At a deeper level, you have to appreciate that browsers are built around the
“separation of concerns”:

\- html for content

\- css for layout, look and feel

\- javascript for behaviour

The front-end community has some loud voices at the moment telling us that
these are the wrong separations; that the styles for a component go hand-in-
hand with their behaviour and semantics. I’m not getting into that debate
here. But I do want to say that this newer interpretation of the “concerns”
applies to code you write for your application, and is (currently) not how
browsers are constructed. It may make more sense for you as a web application
developer to structure your code by colocating your layout and behaviour
solutions in one file, and in that way you’re more likely to use <div> and
<span> over more expressive elements. But that’s not what your users’ browsers
are expecting you to do. They’re built around the older separation of
concerns. And they’re built to amplify the strengths of the three languages
they interpret. So that <div> tells the browser “i want you to treat this
content just the same as you treat any other content”, where a <h1> tells the
browser “add this content to your document outline, expose it as a section
heading to the accessibility tree” as well as reminding it to apply the
default styles.

Attack the problem (unwanted styles) at the right level of separation (at the
styles level).

------
MaxLeiter
For web devs trying to build an accessible web, I can't stress how great the
WebAIM WAVE tool is: [https://wave.webaim.org/](https://wave.webaim.org/).
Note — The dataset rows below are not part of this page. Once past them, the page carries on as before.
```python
class Conv2d(nn.Conv2d):

    linear_in_training = True
    keep_channels_last = os.environ.get("AWSEG_TRAIN_KEEP_CL", "1") != "0"
    matmul_nchw = os.environ.get("AWSEG_TRAIN_MATMUL_NCHW", "1") != "0"

    def forward(self, x: torch.Tensor) -> torch.Tensor:
        if (Conv2d.linear_in_training and x.is_cuda and torch.is_grad_enabled() and self.kernel_size == (1, 1) and self.groups == 1
                and self.padding == (0, 0) and x.dim() == 4 and x.shape[2] * x.shape[3] > 1):
            if self.stride != (1, 1):
                x = x[:, :, ::self.stride[0], ::self.stride[1]]
            b, c, h, w = x.shape
# ... 208 lines not shown
            dw, gmean = ops.aspp_depthwise3_mean(xl, wdw, aspp.rates)
        else:
            dw, gmean = ops.aspp_depthwise3(xl, wdw, aspp.rates), None
        dw = dw.view(3, B * h * w, Cin)
        if gmean is None:
            gmean = xl.mean(dim=(1, 2))
        pool = aspp.convs[4]
        pw_, pbn_ = pool[1].weight.view(Cout, Cin), pool[2]
        if xl.is_cuda and xl.dtype == torch.float32:
            def fold_pool():
                s_, b_ = _bn_fold(pbn_)
                return (pw_ * s_[:, None]).contiguous(), b_.contiguous()
            w1f, b1f = fused.cached(pbn_, "aspp_pool_fold", (pw_, pbn_.weight, pbn_.bias, pbn_.running_mean, pbn_.running_var), fold_pool)
            g2 = ops.aspp_pool_branch(gmean, w1f, b1f, parts[4], pb)
        else:
            g2 = branch(gmean, pw_, pbn_) @ parts[4].t() + pb
        acc = g2[:, None, :].expand(B, h * w, Cout).contiguous().view(B * h * w, Cout)
        ys = [branch(flat, aspp.convs[0][0].weight.view(Cout, Cin), aspp.convs[0][1])]
        for r in range(3):
            mod = aspp.convs[1 + r]
            ys.append(branch(dw[r], mod[0][1].weight.view(Cout, Cin), mod[1]))
        done = None
        if ops.ASPP_PIECES and ops.GEMM_SPLIT and ops.PRECISION != "bf16" and acc.is_cuda and Cout % 32 == 0:
            wcat = fused.cached(aspp.project[0], "proj_pieces", (parts[0], parts[1], parts[2], parts[3]),
                                lambda: ops.gemm_split_weights(torch.cat(parts[:4], dim=1).contiguous()))
            done = ops.gemm_split_pieces(ys, wcat, zero_bias, 1, residual=acc, out=acc)
        if done is None:
            for i, y in enumerate(ys):
                ops.gemm_bias_act(y, parts[i], zero_bias, 1 if i == 3 else 0, residual=acc, out=acc, w_split=psplit[i])
        out = acc
        return out.view(B, h, w, Cout).permute(0, 3, 1, 2)

    @torch.no_grad()
    def forward_fused(self, *features):
        from . import fused
        from .. import _native as N
        a = self.aspp_fused(features[-1])
        a = fused.separable_bn_relu(a, self.aspp[1], self.aspp[2])
        hi = fused.conv_bn_act(features[-4], self.block1[0], self.block1[1], N.ACT_RELU)
        dwc, pwc = self.block2[0][0], self.block2[0][1]
        d = ops.dwconv3x3_upcat(fused.nhwc_view(a), fused.nhwc_view(hi), fused.dw_taps(dwc))
        B, H4, W4, Cc = d.shape
        w, shift = fused.folded_conv_bn(pwc, self.block2[1])
        w2 = w.view(w.shape[0], Cc)
        y = ops.gemm_bias_act(d.view(B * H4 * W4, Cc), w2, shift, N.ACT_RELU, w_split=fused.split_weights(pwc, w2, B * H4 * W4))
        return y.view(B, H4, W4, -1).permute(0, 3, 1, 2)


class SegmentationHead(nn.Sequential):
    def __init__(self, in_ch, out_ch, kernel_size=1, upsampling=4):
        super().__init__(Conv2d(in_ch, out_ch, kernel_size, padding=kernel_size // 2),
                         nn.UpsamplingBilinear2d(scale_factor=upsampling) if upsampling > 1 else nn.Identity(),
                         nn.Identity())


class DeepLabV3Plus(nn.Module):

    def __init__(self, encoder_name="resnet50", classes=19, encoder_output_stride=16, decoder_channels=256,
                 decoder_atrous_rates=(12, 24, 36), upsampling=4):
        super().__init__()
        self.encoder = ResNetEncoder(encoder_name, encoder_output_stride)
        self.decoder = DeepLabV3PlusDecoder(self.encoder.out_channels, decoder_channels, decoder_atrous_rates,
                                            encoder_output_stride)
        self.segmentation_head = SegmentationHead(decoder_channels, classes, 1, upsampling)
        for m in list(self.decoder.modules()) + list(self.segmentation_head.modules()):
            if isinstance(m, nn.Conv2d):
                nn.init.kaiming_uniform_(m.weight, mode="fan_in", nonlinearity="relu")
                if m.bias is not None:
                    nn.init.constant_(m.bias, 0)
            elif isinstance(m, nn.BatchNorm2d):
                nn.init.constant_(m.weight, 1)
                nn.init.constant_(m.bias, 0)
        nn.init.xavier_uniform_(self.segmentation_head[0].weight)

    def forward(self, x):
        feats = self.encoder(x)
        return self.segmentation_head(self.decoder(*feats))

    @torch.no_grad()
    def forward_fused(self, x, return_features=False):
        from . import fused
        feats = fused.resnet_features(self.encoder, x)
        dec = self.decoder.forward_fused(*feats)
        head = self.segmentation_head[0]
        if head.kernel_size == (1, 1):
            dl = fused.nhwc_view(dec)
            Bq, H4, W4, Cd = dl.shape
            y2 = ops.gemm_bias_act(dl.reshape(Bq * H4 * W4, Cd), head.weight.view(head.out_channels, Cd), head.bias, 0,
                                   w_split=fused.split_weights(head, head.weight.view(head.out_channels, Cd), Bq * H4 * W4))
            low = y2.view(Bq, H4, W4, -1).permute(0, 3, 1, 2)
        else:
            low = head(dec).contiguous()
        up = self.segmentation_head[1]
        if isinstance(up, nn.UpsamplingBilinear2d) and low.is_cuda and low.dtype == torch.float32:
            f = int(up.scale_factor)
            out = ops.upsample_bilinear(low, (low.shape[2] * f, low.shape[3] * f), True)
        else:
            out = up(low)
        return (out, feats[-1]) if return_features else out
```

adverse_weather_semantic_segmentation_robustness_benchmark_amd/ops.py:

```python
from __future__ import annotations

import math
import os

import ctypes as C
from typing import Optional, Sequence

import numpy as np
import torch

from . import _native as N

IMAGENET_MEAN = np.array([0.485, 0.456, 0.406], dtype=np.float32)
IMAGENET_STD = np.array([0.229, 0.224, 0.225], dtype=np.float32)
NIGHT_GAINS = np.array([0.8, 0.85, 1.2], dtype=np.float32)
CONDITIONS = ("clean", "fog", "rain", "snow", "night")


def gaussian_taps(sigma: float = 2.0, truncate: float = 4.0) -> np.ndarray:
    radius = int(truncate * float(sigma) + 0.5)
    x = np.arange(-radius, radius + 1)
    phi = np.exp(-0.5 / (sigma * sigma) * x ** 2)
    return phi / phi.sum()

# ... 1058 lines not shown
    if k != kh * kw * c:
        raise N.AwsegError(f"conv_gemm_split: weights have K = {k}, the convolution needs {kh * kw * c}")
    if not _split_weights_intact(w_split, n, k):
        raise N.AwsegError("w_split lost its 16-byte trailer (weight exponent): pass the tensor gemm_split_weights returned, not a copy")
    ho = (h + 2 * pad - dilation * (kh - 1) - 1) // stride + 1
    wo = (w + 2 * pad - dilation * (kw - 1) - 1) // stride + 1
    out = torch.empty(b, ho, wo, n, dtype=torch.float32, device=x.device)
    N.call("awseg_conv_gemm_split_bias_act", N.ptr(x), b, h, w, c, kh, kw, stride, pad, dilation, N.ptr(w_split), N.ptr(bias),
           N.ptr(residual), act, N.ptr(out), n, N.stream())
    return out


def im2col_nhwc(x: torch.Tensor, kh: int, kw: int, stride: int, pad: int, dilation: int = 1, k_padded: Optional[int] = None):
    x = x.contiguous()
    b, h, w, c = x.shape
    k = kh * kw * c
    kp = k if k_padded is None else int(k_padded)
    ho = (h + 2 * pad - dilation * (kh - 1) - 1) // stride + 1
    wo = (w + 2 * pad - dilation * (kw - 1) - 1) // stride + 1
    cols = torch.empty(b * ho * wo, kp, dtype=torch.float32, device=x.device)
    N.call("awseg_im2col_nhwc", N.ptr(x), b, h, w, c, kh, kw, stride, pad, dilation, kp, N.ptr(cols), N.stream())
    return cols, ho, wo


def dwconv3x3_upcat(a: torch.Tensor, hi: torch.Tensor, w9: torch.Tensor) -> torch.Tensor:
    a, hi = a.contiguous(), hi.contiguous()
    b, h, w, ca = a.shape
    _, H, W, ch = hi.shape
    out = torch.empty(b, H, W, ca + ch, dtype=torch.float32, device=a.device)
    N.call("awseg_dwconv3x3_upcat_nhwc", N.ptr(a), h, w, ca, N.ptr(hi), ch, b, H, W, N.ptr(w9.contiguous()), N.ptr(out), N.stream())
    return out


ATTENTION_SPLIT = os.environ.get("AWSEG_ATTN_SPLIT", "1") != "0"
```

It opens a sidebar on the webpage you have open showing you accessibility
issues: incorrect heading orders, unlabeled forms, missing alt tags, bad
contrast, etc. It also can walk you through the spec in plain English to help
you understand why you need to make the changes it suggests.

------
Pxtl
The first one confuses me.

He says "click here" isn't helpful, in isolation but that's not helpful to a
sighted person either. In context? Do screen-readers fall over on links
present mid-sentence, like saying I have the article on my block you can
[click here] to read it?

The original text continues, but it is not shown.